Plaintiff here also asserts that the requirement of the payment of a filing fee in the instant case is violative of Art. I, § 18, of the Idaho Constitution which provides that courts of justice shall be open to every person and shall be administered without prejudice.
There is no contention here that mandamus is not an appropriate proceeding by plaintiff. Also there is no contention but that in the absence of the waiver of the filing fees, plaintiff here will be deprived of her ability to appeal from the adverse ruling of the administrative agency. That adverse ruling of the administrative agency relates to the very fact of "indigency" which admittedly prevents plaintiff from paying the filing fee and thus gaining an appellate determination of her "indigency."
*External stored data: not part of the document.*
template <int N, bool EE, int COPIES>
__global__ void __launch_bounds__(BLOCK) k_exsum(const double *__restrict__ a, long long n,
                                                 long long *__restrict__ gacc,
                                                 unsigned *__restrict__ gflags, int ngroups)
{
    __shared__ long long s_acc[WAVES * NL * COPIES];
    auto zero_lds = [&]() {
        for (int i = threadIdx.x; i < WAVES * NL * COPIES; i += BLOCK) s_acc[i] = 0;
        __syncthreads();
    };
    const int wave = threadIdx.x >> 6, lane = threadIdx.x & 63;
    long long *col = s_acc + wave * NL * COPIES + (lane & (COPIES - 1));
    unsigned flags = 0;
    double fpe[N > 0 ? N : 1];
#pragma unroll
    for (int i = 0; i < (N > 0 ? N : 1); ++i) fpe[i] = 0.0;

    const long long head = (((uintptr_t)a & 8u) && n > 0) ? 1 : 0;
    const d2_t *v = (const d2_t *)(a + head);
    const long long nv = (n - head) >> 1;
    constexpr long long TILE = (long long)BLOCK * U;
    const long long ntiles = nv / TILE;
    LdsSink<COPIES> sinkm{col, flags};
    Bypass bypass;

    long long t = blockIdx.x;
    if (t < ntiles) {
        d2_t r0[U], r1[U];
        auto fill = [&](long long tile, d2_t (&r)[U]) {
            const d2_t *p = v + (tile < ntiles ? tile : ntiles - 1) * TILE + threadIdx.x;
#pragma unroll
            for (int u = 0; u < U; ++u) r[u] = ld2(p + u * BLOCK);
        };
        auto absorb = [&](d2_t (&r)[U]) {
            double x[2 * U];
#pragma unroll
            for (int u = 0; u < U; ++u) {
                x[2 * u] = r[u].x;
                x[2 * u + 1] = r[u].y;
            }
            fpe_absorb_adaptive<N, EE, 2 * U, LdsSink<COPIES>>(fpe, x, sinkm, bypass);
        };
        fill(t, r0);
        zero_lds();
        for (;;) {
            fill(t + gridDim.x, r1);
            absorb(r0);
            t += gridDim.x;
            if (t >= ntiles) break;
            fill(t + gridDim.x, r0);
            absorb(r1);
            t += gridDim.x;
            if (t >= ntiles) break;
        }
    } else {
        zero_lds();
    }
    for (long long i = ntiles * TILE + (long long)blockIdx.x * BLOCK + threadIdx.x; i < nv;
         i += (long long)gridDim.x * BLOCK) {
        d2_t r = v[i];
        double x[2] = {r.x, r.y};
        fpe_absorb<N, false, COPIES, 2>(fpe, x, 0, col, flags);
    }
    if (blockIdx.x == 0 && threadIdx.x == 0) {
        if (head) lds_add<COPIES>(col, a[0], flags);
        if ((n - head) & 1) lds_add<COPIES>(col, a[n - 1], flags);
    }
    fpe_flush<N, COPIES>(fpe, col, flags);
    block_epilogue<COPIES>(s_acc, flags, gacc, gflags, ngroups);
}

template <int N, bool EE, int COPIES>
__global__ void __launch_bounds__(BLOCK) k_exsum_strided(const double *__restrict__ a, long long n,
                                                         long long inca, long long *__restrict__ gacc,
                                                         unsigned *__restrict__ gflags, int ngroups)
{
    __shared__ long long s_acc[WAVES * NL * COPIES];
    for (int i = threadIdx.x; i < WAVES * NL * COPIES; i += BLOCK) s_acc[i] = 0;
    __syncthreads();
    const int wave = threadIdx.x >> 6, lane = threadIdx.x & 63;
    long long *col = s_acc + wave * NL * COPIES + (lane & (COPIES - 1));
    unsigned flags = 0;
    double fpe[N > 0 ? N : 1];
#pragma unroll
    for (int i = 0; i < (N > 0 ? N : 1); ++i) fpe[i] = 0.0;
    const long long T = (long long)gridDim.x * BLOCK;
    for (long long i = (long long)blockIdx.x * BLOCK + threadIdx.x; i < n; i += 4 * T) {
        double x[4];
#pragma unroll
        for (int u = 0; u < 4; ++u) x[u] = i + u * T < n ? a[(i + u * T) * inca] : 0.0;
        fpe_absorb<N, false, COPIES, 4>(fpe, x, 0, col, flags);
    }
    fpe_flush<N, COPIES>(fpe, col, flags);
    block_epilogue<COPIES>(s_acc, flags, gacc, gflags, ngroups);
}

template <int N, bool EE, int COPIES, int ZM>
__global__ void __launch_bounds__(BLOCK) k_exdot(const double *__restrict__ a, const double *__restrict__ b,
                                                 long long n, long long *__restrict__ gacc,
                                                 unsigned *__restrict__ gflags, int ngroups)
{
    __shared__ long long s_acc[WAVES * NL * COPIES];
    auto zero_lds = [&]() {
        for (int i = threadIdx.x; i < WAVES * NL * COPIES; i += BLOCK) s_acc[i] = 0;
        __syncthreads();
    };
    const int wave = threadIdx.x >> 6, lane = threadIdx.x & 63;
    long long *col = s_acc + wave * NL * COPIES + (lane & (COPIES - 1));
    unsigned flags = 0;
    LdsSink<COPIES> sink{col, flags};
    long long *const lo_acc = low_acc_of(gflags), *const hi_acc = high_acc_of(gflags);
    double fpe[N > 0 ? N : 1];
#pragma unroll
    for (int i = 0; i < (N > 0 ? N : 1); ++i) fpe[i] = 0.0;

    const d2_t *va = (const d2_t *)a, *vb = (const d2_t *)b;
    const long long nv = n >> 1;
    Bypass bypass;
    constexpr long long TILE = (long long)BLOCK * U;
    const long long ntiles = nv / TILE;
    long long t = blockIdx.x;
    d2_t ra[U], rb[U];
    if (t < ntiles) {
        const long long base = t * TILE + threadIdx.x;
#pragma unroll
        for (int u = 0; u < U; ++u) {
            ra[u] = ld2(va + base + u * BLOCK);
            rb[u] = ld2(vb + base + u * BLOCK);
        }
    }
    zero_lds();
    if (t < ntiles) {
        d2_t rc[U], rd[U];
        auto fill = [&](long long tile, d2_t (&pa)[U], d2_t (&pb)[U]) {
            const long long base = (tile < ntiles ? tile : ntiles - 1) * TILE + threadIdx.x;
#pragma unroll
            for (int u = 0; u < U; ++u) {
                pa[u] = ld2(va + base + u * BLOCK);
                pb[u] = ld2(vb + base + u * BLOCK);
            }
        };
        auto absorb = [&](d2_t (&pa)[U], d2_t (&pb)[U]) {
            double x[2 * U], e[2 * U];
#pragma unroll
            for (int u = 0; u < U; ++u) {
                x[2 * u] = two_prod(pa[u].x, pb[u].x, e[2 * u]);
                x[2 * u + 1] = two_prod(pa[u].y, pb[u].y, e[2 * u + 1]);
            }
            if (!prod_range_divert<2 * U>(fpe[0], x, e, sink, lo_acc, hi_acc, [&](int j) { return j & 1 ? pa[j >> 1].y : pa[j >> 1].x; },
                                              [&](int j) { return j & 1 ? pb[j >> 1].y : pb[j >> 1].x; }))
                fpe_absorb_prod_adaptive<N, EE, 2 * U, LdsSink<COPIES>, ZM, false>(fpe, x, e, sink, bypass);
        };
        for (;;) {
            fill(t + gridDim.x, rc, rd);
            absorb(ra, rb);
            t += gridDim.x;
            if (t >= ntiles) break;
            fill(t + gridDim.x, ra, rb);
            absorb(rc, rd);
            t += gridDim.x;
            if (t >= ntiles) break;
        }
    }
    for (long long i = ntiles * TILE + (long long)blockIdx.x * BLOCK + threadIdx.x; i < nv;
         i += (long long)gridDim.x * BLOCK) {
        d2_t ra = va[i], rb = vb[i];
        double x[2], e[2];
        x[0] = two_prod(ra.x, rb.x, e[0]);
        x[1] = two_prod(ra.y, rb.y, e[1]);
        if (!prod_range_divert<2>(fpe[0], x, e, sink, lo_acc, hi_acc, [&](int j) { return j ? ra.y : ra.x; }, [&](int j) { return j ? rb.y : rb.x; }))
            fpe_absorb_prod<N, false, 2, LdsSink<COPIES>, 0, false>(fpe, x, e, sink);
    }
    if (blockIdx.x == 0 && threadIdx.x == 0 && (n & 1)) {
        double x1[1], e1[1];
        x1[0] = two_prod(a[n - 1], b[n - 1], e1[0]);
        if (!prod_range_divert<1>(fpe[0], x1, e1, sink, lo_acc, hi_acc, [&](int) { return a[n - 1]; }, [&](int) { return b[n - 1]; }))
            sink_product(sink, x1[0], e1[0]);
    }
    fpe_flush<N, COPIES>(fpe, col, flags);
    block_epilogue<COPIES>(s_acc, flags, gacc, gflags, ngroups);
}
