## Stage next res2 chunk via TMA and vectorize paired-kernel epilogue stores

The paired res2chain epilogue now quad-transposes accumulators so each lane owns 8 contiguous columns. This allows 16-byte vector global stores of the y output and 16-byte shared loads and stores. The next chunk's input x is no longer read per element with __ldg. Instead it is prefetched by TMA into the shared A tile under new per-utterance mbarriers, so the residual add reads it from shared memory. This trades extra barrier and parity bookkeeping, and a new 16-byte alignment requirement on y, for fewer scattered global accesses in the epilogue.

```diff
diff --git a/voiceprintrecognition-paddlepaddle_b200/csrc/gemm_epilogue.cuh b/voiceprintrecognition-paddlepaddle_b200/csrc/gemm_epilogue.cuh
--- a/voiceprintrecognition-paddlepaddle_b200/csrc/gemm_epilogue.cuh
+++ b/voiceprintrecognition-paddlepaddle_b200/csrc/gemm_epilogue.cuh
@@ -116,6 +116,27 @@
     }
 }
 
+__device__ __forceinline__ void quad_transpose_pairs(float (&a)[8], float (&b)[8], int q) {
+    const bool q2 = (q & 2) != 0, q1 = (q & 1) != 0;
+#pragma unroll
+    for (int e = 0; e < 4; ++e) {
+        const float sa = q2 ? a[e] : a[e + 4], sb = q2 ? b[e] : b[e + 4];
+        const float ra_ = __shfl_xor_sync(0xffffffffu, sa, 2), rb_ = __shfl_xor_sync(0xffffffffu, sb, 2);
+        if (q2) a[e] = ra_, b[e] = rb_;
+        else a[e + 4] = ra_, b[e + 4] = rb_;
+    }
+#pragma unroll
+    for (int e = 0; e < 8; e += 4) {
+#pragma unroll
+        for (int f = 0; f < 2; ++f) {
+            const float sa = q1 ? a[e + f] : a[e + 2 + f], sb = q1 ? b[e + f] : b[e + 2 + f];
+            const float ra_ = __shfl_xor_sync(0xffffffffu, sa, 1), rb_ = __shfl_xor_sync(0xffffffffu, sb, 1);
+            if (q1) a[e + f] = ra_, b[e + f] = rb_;
+            else a[e + 2 + f] = ra_, b[e + 2 + f] = rb_;
+        }
+    }
+}
+
 template <int BN, typename RowOf>
 __device__ __forceinline__ void epilogue_frag_lean(const Epilogue& ep, int N, int n0, float (&acc)[BN / 2], RowOf&& row_of, int t) {
     static_assert(BN % 32 == 0, "lean epilogue: whole 32-column trips");
@@ -130,7 +151,6 @@
     const int64_t lo_off = ep.out_plane_stride;
     const float* const ga = ep.rowgrp_bias ? ep.rowgrp_bias + ra.grp * N + cq : nullptr;
     const float* const gb = ep.rowgrp_bias ? ep.rowgrp_bias + rb.grp * N + cq : nullptr;
-    const bool q2 = (q & 2) != 0, q1 = (q & 1) != 0;
 #pragma unroll 1
     for (int c = 0; c < BN / 8; c += 4) {
         float a[8], b[8];
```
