## Add shared-memory tiled readout kernel with four columns per thread for small K

Adds a readout4 kernel for K<=8 that stages the source logit window for each block into LDS, specialises on K and on metric mode at compile time, and has each thread handle four output columns. Horizontal interpolation results are reused across rows and label stores are vectorised. The aim is to cut redundant global gathers and per-pixel overhead in the upsample-argmax head. The old templated register-caching path is dropped, so the generic kernel becomes the fallback for large K or when the source window does not fit, which may slow that fallback path.

```diff
diff --git a/ams_amd/csrc/k_head.hip b/ams_amd/csrc/k_head.hip
--- a/ams_amd/csrc/k_head.hip
+++ b/ams_amd/csrc/k_head.hip
@@ -2,7 +2,6 @@
 
 namespace ams {
 
-template <int KMAX>
 __global__ __launch_bounds__(256) void upsample_argmax_kernel(const float* __restrict__ logits, HeadGeom g, ClassTable ct,
                                                               const uint8_t* __restrict__ teacher,
                                                               int32_t* __restrict__ labels,
@@ -24,9 +23,6 @@
     const float* base = logits + (int64_t)b * g.h * g.w * g.ld;
     const int band = (g.H + (int)gridDim.y - 1) / (int)gridDim.y;
     const int ybeg = blockIdx.y * band, yend = ybeg + band < g.H ? ybeg + band : g.H;
-    constexpr int KR = KMAX > 0 ? KMAX : 1;
-    float top[KR], bot[KR];
-    int cur_y0 = -1;
     for (int y = ybeg; y < yend; ++y) {
         if (x >= g.W) break;
         int y0, y1; float ty;
@@ -35,15 +31,6 @@
         const float* ptr = base + ((int64_t)y0 * g.w + x1) * g.ld;
         const float* pbl = base + ((int64_t)y1 * g.w + x0) * g.ld;
         const float* pbr = base + ((int64_t)y1 * g.w + x1) * g.ld;
-        if (KMAX > 0 && y0 != cur_y0) {
-            cur_y0 = y0;
-#pragma unroll
-            for (int k = 0; k < KR; ++k) {
-                const int c = ct.idx[k < g.K ? k : 0];
-                top[k] = __fadd_rn(ptl[c], __fmul_rn(__fsub_rn(ptr[c], ptl[c]), tx));
-                bot[k] = __fadd_rn(pbl[c], __fmul_rn(__fsub_rn(pbr[c], pbl[c]), tx));
-            }
-        }
         const int64_t pix = ((int64_t)b * g.H + y) * g.W + x;
         int target = -1;
         if (metric) target = ct.lut[teacher[pix]];
@@ -58,15 +45,9 @@
                 if (k == target) zt = v;
             }
         };
-        if (KMAX > 0) {
-#pragma unroll
-            for (int k = 0; k < KR; ++k)
-                if (k < g.K) visit(k, __fadd_rn(top[k], __fmul_rn(__fsub_rn(bot[k], top[k]), ty)));
-        } else {
-            for (int k = 0; k < g.K; ++k) {
-                const int c = ct.idx[k];
-                visit(k, bilerp(ptl[c], ptr[c], pbl[c], pbr[c], tx, ty));
-            }
+        for (int k = 0; k < g.K; ++k) {
+            const int c = ct.idx[k];
+            visit(k, bilerp(ptl[c], ptr[c], pbl[c], pbr[c], tx, ty));
         }
         if (labels) { if (g.labels_u8) reinterpret_cast<uint8_t*>(labels)[pix] = (uint8_t)arg; else labels[pix] = arg; }
         if (target >= 0) {
@@ -91,6 +72,208 @@
     }
 }
 
+constexpr int kRoCols = 4;
+constexpr int kRoThreads = 256;
+constexpr int kRoBand = 16;
+constexpr int kRoSrcRows = 4;
+constexpr int kRoSrcCols = 128;
+
+__host__ __device__ __forceinline__ void readout4_window(int first, int count, float scale, int n_in, int& lo, int& hi) {
+    const float a = (float)first * scale, b = (float)(first + count - 1) * scale;
+    lo = (int)floorf(a);
+    const int l = (int)floorf(b);
+    hi = l + 1 < n_in ? l + 1 : n_in - 1;
+}
+
+struct RowTap { int y0, y1; float ty; int pad; };
+
+template <int K, bool METRIC>
+__global__ __launch_bounds__(kRoThreads) __attribute__((amdgpu_waves_per_eu(K <= 6 ? 4 : 3))) void readout4_kernel(const float* __restrict__ logits, HeadGeom g, ClassTable ct,
+                                                              const uint8_t* __restrict__ teacher, int32_t* __restrict__ labels,
+                                                              unsigned long long* __restrict__ conf, double* __restrict__ loss, int band, int vec) {
+    __shared__ RowTap s_tap[kRoBand];
+    __shared__ float s_src[kRoSrcRows * kRoSrcCols * K];
+    __shared__ int s_conf[METRIC ? kMaxK * kMaxK : 1];
+    __shared__ double s_loss[METRIC ? 4 : 1];
+    __shared__ int s_cnt[METRIC ? 4 : 1];
+    const int b = blockIdx.z;
+    const int ybeg = blockIdx.y * band;
+    const int nrows = ybeg + band < g.H ? band : g.H - ybeg;
+    if ((int)threadIdx.x < nrows) {
+        RowTap t;
+        src_tap(ybeg + (int)threadIdx.x, g.sy, g.h, t.y0, t.y1, t.ty);
+        t.pad = 0;
+        s_tap[threadIdx.x] = t;
+    }
+    if constexpr (METRIC)
+        for (int e = threadIdx.x; e < K * K; e += blockDim.x) s_conf[e] = 0;
+    const float* base = logits + (int64_t)b * g.h * g.w * g.ld;
+    const int xfirst = blockIdx.x * blockDim.x * kRoCols;
+    const int xlast = xfirst + (int)blockDim.x * kRoCols - 1 < g.W ? xfirst + (int)blockDim.x * kRoCols - 1 : g.W - 1;
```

We specifically refrain from accepting plaintiff's invitation to base our holding herein on Art. I, § 18, of the Idaho Constitution. Rather, we base our decision by focusing narrowly on the specific facts of this specific case. We hold that where, as here, it is clear that a person is indigent and has been receiving public assistance by reason of that indigency status; an administrative agency decision has resulted in the termination of benefits solely paid by reason of indigency status; it is clear that the person is without funds or other resources and therefore clearly unable to pay the filing fee; and in the absence of the payment of that filing fee no appeal from the administrative agency decision can be had; then and in that event only are filing fees required to be waived. Art. I, § 13, Idaho Constitution.
The alternative writ heretofore issued is made permanent. No costs allowed.